Iv'e made both Soflaquer's  sauce and JJ's sauce and  JJ's is


----------



## davidhef88 (Dec 29, 2013)

I like both jj's and soflaquers finishing sauces. Depends what I'm in the mood for


----------



## chef jimmyj (Dec 29, 2013)

Foamheart said:


> I am pretty partial to the Chef's. Here's the recipe.
> 
> http://www.smokingmeatforums.com/t/122319/jjs-finishing-sauce-awesome
> 
> Look at it and see what you think.





boykjo said:


> Iv'e made both Soflaquer's  sauce and JJ's sauce and  JJ's is





Davidhef88 said:


> I like both jj's and soflaquers finishing sauces. Depends what I'm in the mood for


Thanks Guy's. I appreciate the votes of confidence.

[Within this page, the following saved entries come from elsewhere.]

__global__ __launch_bounds__(256) void loss_match_kernel(const float* __restrict__ yx_min, const float* __restrict__ yx_max,
                                                         const float* __restrict__ gt_min, const float* __restrict__ gt_max,
                                                         int n, int N, float* best_iou, int32_t* best_idx, uint8_t* positive, double* sums) {
    __shared__ float g[4 * 256];
    const int b = blockIdx.y;
    const int i = blockIdx.x * 256 + threadIdx.x;
    if (blockIdx.x == 0 && b == 0 && threadIdx.x < 6) sums[threadIdx.x] = 0.0;
    if (i < n) positive[(size_t)b * n + i] = 0;
    float y0 = 0, x0 = 0, y1 = 0, x1 = 0;
    if (i < n) {
        const size_t o = ((size_t)b * n + i) * 2;
        y0 = yx_min[o]; x0 = yx_min[o + 1]; y1 = yx_max[o]; x1 = yx_max[o + 1];
    }
    float best = 0.f; int arg = 0; bool first = true;
    for (int j0 = 0; j0 < N; j0 += 256) {
        const int cnt = min(256, N - j0);
        __syncthreads();
        if (threadIdx.x < cnt) {
            const size_t o = ((size_t)b * N + j0 + threadIdx.x) * 2;
            g[4 * threadIdx.x] = gt_min[o]; g[4 * threadIdx.x + 1] = gt_min[o + 1];
            g[4 * threadIdx.x + 2] = gt_max[o]; g[4 * threadIdx.x + 3] = gt_max[o + 1];
        }
        __syncthreads();
        for (int j = 0; j < cnt; ++j) {
            const float v = iou_box(y0, x0, y1, x1, g[4 * j], g[4 * j + 1], g[4 * j + 2], g[4 * j + 3]);
            if (first || v > best) { best = v; arg = j0 + j; first = false; }
        }
    }
    if (i < n) { best_iou[(size_t)b * n + i] = best; best_idx[(size_t)b * n + i] = arg; }
}

__global__ void loss_positive_kernel(const float* __restrict__ gt_min, const float* __restrict__ gt_max, const float* __restrict__ anchors,
                                     int B, int N, int rows, int cols, int A, uint8_t* positive) {
    const int i = blockIdx.x * blockDim.x + threadIdx.x;
    if (i >= B * N) return;
    const int b = i / N;
    const float y0 = gt_min[2 * (size_t)i], x0 = gt_min[2 * (size_t)i + 1], y1 = gt_max[2 * (size_t)i], x1 = gt_max[2 * (size_t)i + 1];
    if (!(y0 < y1 && x0 < x1)) return;
    const float cy = (y0 + y1) / 2.f, cx = (x0 + x1) / 2.f;
    const int ci = (int)floorf(cy), cj = (int)floorf(cx);
    if (ci < 0 || ci >= rows || cj < 0 || cj >= cols) return;
    float best = 0.f; int arg = 0;
    for (int k = 0; k < A; ++k) {
        const float ah = anchors[2 * k] / 2.f, aw = anchors[2 * k + 1] / 2.f;
        const float v = iou_box(y0 - cy, x0 - cx, y1 - cy, x1 - cx, -ah, -aw, ah, aw);
        if (k == 0 || v > best) { best = v; arg = k; }
    }
    positive[((size_t)b * rows * cols + (size_t)ci * cols + cj) * A + arg] = 1;
}

struct LossArgs {
    const float* iou; const float* co; const float* sn; const float* logits;
    const float* best_iou; const int32_t* best_idx; const uint8_t* positive;
    const float* gt_min; const float* gt_max; const int64_t* gt_cls; const float* gt_onehot;
    const float* anchors;
    int B, n, N, A, C;
    float threshold;
};

__device__ __forceinline__ void slot_targets(const LossArgs& a, int b, int i, float& t_cy, float& t_cx, float& t_h, float& t_w, int& gi) {
    gi = a.best_idx[(size_t)b * a.n + i];
    const size_t o = ((size_t)b * a.N + gi) * 2;
    const float y0 = a.gt_min[o], x0 = a.gt_min[o + 1], y1 = a.gt_max[o], x1 = a.gt_max[o + 1];
    const float cy = (y0 + y1) / 2.f, cx = (x0 + x1) / 2.f;
    t_cy = cy - floorf(cy); t_cx = cx - floorf(cx);
    const int anc = i % a.A;
    t_h = logf((y1 - y0) / a.anchors[2 * anc]);
    t_w = logf((x1 - x0) / a.anchors[2 * anc + 1]);
}

__global__ __launch_bounds__(256) void loss_fwd_kernel(const LossArgs a, double* sums, float* blocksums) {
    __shared__ float part[6][4];
    const int b = blockIdx.y;
    const int i = blockIdx.x * 256 + threadIdx.x;
    float v[6] = {0, 0, 0, 0, 0, 0};
    if (i < a.n) {
        const size_t s = (size_t)b * a.n + i;
        const float p_iou = a.iou[s];
        const float bi = a.best_iou[s];
        const bool pos = a.positive[s] != 0;
        const bool neg = !pos && bi < a.threshold;
        if (neg) v[1] = p_iou * p_iou;
        if (pos) {
            float t_cy, t_cx, t_h, t_w; int gi;
            slot_targets(a, b, i, t_cy, t_cx, t_h, t_w, gi);
            const float d0 = p_iou - bi; v[0] = d0 * d0;
            const float dcy = a.co[2 * s] - t_cy, dcx = a.co[2 * s + 1] - t_cx; v[2] = dcy * dcy + dcx * dcx;
            const float dh = a.sn[2 * s] - t_h, dw = a.sn[2 * s + 1] - t_w; v[3] = dh * dh + dw * dw;
            v[5] = 1.f;
            if (a.C > 0) {
                const float* lg = a.logits + s * a.C;
                float mx = lg[0];
                for (int c = 1; c < a.C; ++c) mx = fmaxf(mx, lg[c]);
                float sum = 0.f;
                for (int c = 0; c < a.C; ++c) sum += expf(lg[c] - mx);
                if (a.gt_cls != nullptr) {
                    const int k = (int)a.gt_cls[(size_t)b * a.N + gi];
                    v[4] = -(lg[k] - mx - logf(sum));
                } else if (a.gt_onehot != nullptr) {
                    const float* oh = a.gt_onehot + ((size_t)b * a.N + gi) * a.C;
                    float acc = 0.f;
                    for (int c = 0; c < a.C; ++c) { const float d = expf(lg[c] - mx) / sum - oh[c]; acc += d * d; }
                    v[4] = acc;
                }
            }
        }
    }
    const int lane = threadIdx.x & 63, wave = threadIdx.x >> 6;
#pragma unroll
    for (int k = 0; k < 6; ++k) {
        float x = v[k];
#pragma unroll
        for (int off = 32; off > 0; off >>= 1) x += __shfl_xor(x, off);
        if (lane == 0) part[k][wave] = x;
    }
    __syncthreads();
    if (threadIdx.x < 6) {
        const float x = part[threadIdx.x][0] + part[threadIdx.x][1] + part[threadIdx.x][2] + part[threadIdx.x][3];
        if (blocksums != nullptr) blocksums[((size_t)blockIdx.y * gridDim.x + blockIdx.x) * 6 + threadIdx.x] = x;
        else if (x != 0.f) atomicAdd(sums + threadIdx.x, (double)x);
    }
}

__global__ void loss_finalize_kernel(const double* sums, double cnt, int ce, float* out) {
    const int k = threadIdx.x;
    if (k < 4) out[k] = (float)(sums[k] / cnt);
    else if (k == 4) out[4] = ce ? (float)(sums[4] / sums[5] / cnt) : (float)(sums[4] / cnt);
}

__global__ __launch_bounds__(256) void loss_bwd_kernel(const LossArgs a, const double* sums, double cnt, const float* __restrict__ w,
                                                       float* d_iou, float* d_co, float* d_sn, float* d_logits) {
    const int b = blockIdx.y;
    const int i = blockIdx.x * 256 + threadIdx.x;
    if (i >= a.n) return;
    const size_t s = (size_t)b * a.n + i;
    const float inv = (float)(1.0 / cnt);
    const float p_iou = a.iou[s];
    const float bi = a.best_iou[s];
    const bool pos = a.positive[s] != 0;
    const bool neg = !pos && bi < a.threshold;
    float g_iou = 0.f, g_cy = 0.f, g_cx = 0.f, g_h = 0.f, g_w = 0.f;
    if (neg) g_iou = w[1] * 2.f * p_iou * inv;
    int gi = 0;
    if (pos) {
        float t_cy, t_cx, t_h, t_w;
        slot_targets(a, b, i, t_cy, t_cx, t_h, t_w, gi);
        g_iou = w[0] * 2.f * (p_iou - bi) * inv;
        g_cy = w[2] * 2.f * (a.co[2 * s] - t_cy) * inv;
        g_cx = w[2] * 2.f * (a.co[2 * s + 1] - t_cx) * inv;
        g_h = w[3] * 2.f * (a.sn[2 * s] - t_h) * inv;
        g_w = w[3] * 2.f * (a.sn[2 * s + 1] - t_w) * inv;
    }
    d_iou[s] = g_iou;
    d_co[2 * s] = g_cy; d_co[2 * s + 1] = g_cx;
    d_sn[2 * s] = g_h; d_sn[2 * s + 1] = g_w;
    if (a.C > 0 && d_logits != nullptr) {
        float* dl = d_logits + s * a.C;
        if (!pos || (a.gt_cls == nullptr && a.gt_onehot == nullptr)) {
            for (int c = 0; c < a.C; ++c) dl[c] = 0.f;
        } else {
            const float* lg = a.logits + s * a.C;
            float mx = lg[0];
            for (int c = 1; c < a.C; ++c) mx = fmaxf(mx, lg[c]);
            float sum = 0.f;
            for (int c = 0; c < a.C; ++c) sum += expf(lg[c] - mx);
            if (a.gt_cls != nullptr) {
                const int k = (int)a.gt_cls[(size_t)b * a.N + gi];
                const float f = w[4] * inv / (float)sums[5];
                for (int c = 0; c < a.C; ++c) dl[c] = f * (expf(lg[c] - mx) / sum - (c == k ? 1.f : 0.f));
            } else {
                const float* oh = a.gt_onehot + ((size_t)b * a.N + gi) * a.C;
                const float f = w[4] * 2.f * inv;
                float dot = 0.f;
                for (int c = 0; c < a.C; ++c) { const float sm = expf(lg[c] - mx) / sum; dot += f * (sm - oh[c]) * sm; }
                for (int c = 0; c < a.C; ++c) { const float sm = expf(lg[c] - mx) / sum; dl[c] = sm * (f * (sm - oh[c]) - dot); }
            }
        }
    }
}

inline int act_grid(long long total, int Cg) {
    int g = 256, r = Cg;
    while (r) { const int t = g % r; g = r; r = t; }
    const int unit = Cg / g;
    long long want = (total + 256 * 8 - 1) / (256 * 8);
    const long long cap = (long long)Y2_NUM_CU * 8;
    if (want > cap) want = cap;
    if (want < 1) want = 1;
    return (int)(((want + unit - 1) / unit) * unit);
}

}

extern "C" int y2_bn_finalize(const double* stats, double count, const float* gamma, const float* beta,
                              float* running_mean, float* running_var, float momentum, float eps,
                              float* scale, float* shift, float* mean, float* invstd, int C, long long* num_batches_tracked, y2_stream_t stream) {
    if (!stats || !gamma || !beta || !scale || !shift || !mean || !invstd || C <= 0 || count <= 0) return Y2_EINVAL;
    Y2_LAUNCH("bn_finalize_kernel", 0.0, bn_finalize_kernel, dim3(y2_cdiv(C, 256)), dim3(256), 0, y2_s(stream), stats, count, gamma, beta, running_mean, running_var,
                       momentum, eps, scale, shift, mean, invstd, C, num_batches_tracked);
    Y2_LAUNCH_CHECK();
    return Y2_OK;
}

extern "C" int y2_bn_act_fwd_ex(const float* z, const float* scale, const float* shift, float slope, const float* residual, int ldr, float* y, float* y_pool,
                                int B, int H, int W, int C, int ldz, int ldy, int coff, int ldp, int poff, int out_mode, y2_stream_t stream) {
    if (!z || (!y && !y_pool) || B <= 0 || H <= 0 || W <= 0 || C <= 0) return Y2_EINVAL;
    const bool pool = y_pool != nullptr;
    if ((pool || out_mode == 1) && ((H & 1) || (W & 1))) return Y2_EINVAL;
    ActArgs a;
    a.z = z; a.scale = scale; a.shift = shift; a.y = y; a.y_pool = y_pool;
    a.B = B; a.H = H; a.W = W; a.C = C; a.ldz = ldz; a.ldy = ldy; a.coff = coff; a.ldp = ldp; a.poff = poff; a.out_mode = out_mode; a.slope = slope;
    a.res = residual; a.ldr = ldr;
    if (residual != nullptr && ldr < C) return Y2_EINVAL;
    const bool vec = (!residual || (!(ldr & 3) && y2_aligned16(residual))) && !(C & 3) && !(ldz & 3) && (!y || (!(ldy & 3) && !(coff & 3) && y2_aligned16(y))) && (!pool || (!(ldp & 3) && !(poff & 3) && y2_aligned16(y_pool))) && y2_aligned16(z);
    const long long pix = (long long)B * (pool ? H / 2 : H) * (pool ? W / 2 : W);
    if (pix >= 0x7fffffffLL || C > 8192) return Y2_ENOSUP;
    const long long total = pix * (vec ? C / 4 : C);
    const int grid = act_grid(total, vec ? C / 4 : C);
    a.d_wo = y2_make_fastdiv((uint32_t)(pool ? W / 2 : W)); a.d_ho = y2_make_fastdiv((uint32_t)(pool ? H / 2 : H));
    hipStream_t s = y2_s(stream);
    if (pool) { if (vec) Y2_LAUNCH("bn_act_fwd_kernel", 0.0, (bn_act_fwd_kernel<true, 4>), dim3(grid), dim3(256), 0, s, a, total); else Y2_LAUNCH("bn_act_fwd_kernel", 0.0, (bn_act_fwd_kernel<true, 1>), dim3(grid), dim3(256), 0, s, a, total); }
    else { if (vec) Y2_LAUNCH("bn_act_fwd_kernel", 0.0, (bn_act_fwd_kernel<false, 4>), dim3(grid), dim3(256), 0, s, a, total); else Y2_LAUNCH("bn_act_fwd_kernel", 0.0, (bn_act_fwd_kernel<false, 1>), dim3(grid), dim3(256), 0, s, a, total); }
    Y2_LAUNCH_CHECK();
    return Y2_OK;
}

Polly, I see this request was for Christmas, but I figure you will be making Pulled Pork again so I will throw in the recipe below as well. The Finishing Sauce the guys are talking about is a North Carolina style Tangy Vinegar based sauce. If you prefer Finishing/BBQ Sauces on the Sweet side, this one is really good. Of course it's great on ribs..JJ

Foiling Juice

For each Rack of Ribs Combine:

1T Pork Rub, yours

1/2 Stick Butter

1/2C Cane Syrup... Dark Corn Syrup...or Honey

1/4C Apple Cider...or Juice

1T Molasses

Optional:

2T Vinegar, 2T Mustard and 1/4C Ketchup to make it more KC Style Thin BBQ Sauce.

Simmer 5-10 minutes until syrupy consistency.

Allow to cool for 5 minutes, pour over foiled Ribs and

run your 2 hour phase of 3-2-1. For the last phase return

the ribs to the smoker BUT reserve any Juice remaining

in the Foil. Simmer the Juice over med/low heat to reduce to a saucy thickness. Glaze the Ribs for presentation or service.

*For a Sweet Finishing Sauce for Pulled Pork:*  Make a Double batch, Butter optional or do as I do...Use the Smoked Pork Fat from the drip pan...

Add 1/2 the batch to the Foil Pack or place it in a Pan with your Butt, when the IT hits 165*F.

Cover the pan with foil and continue to heat to 205*F for pulling.

At 205* rest or hold the Butt in a cooler wrapped in towels until ready to serve.

Pull the Pork and place it back in the pan with the pan Juices and any additional reserved Foiling Juice to moisten and Serve...OR... Bag and refrigerate until needed.

When re-heating place the Pulled Pork in a Pan or Crockpot and add reserved Foiling Juice or Apple Cider, as needed to make up the Juice that was absorbed while  the pork was refrigerated. Cover and re-heat in a pre-heated 325-350*F oven or on High in the crockpot to 165*F and Serve.

Note: the addition of the reserved Foiling Juice or Apple Cider should make the PP moist but not Swimming.

I was AMAZED...No additional sauce needed.  ENJOY...JJ


----------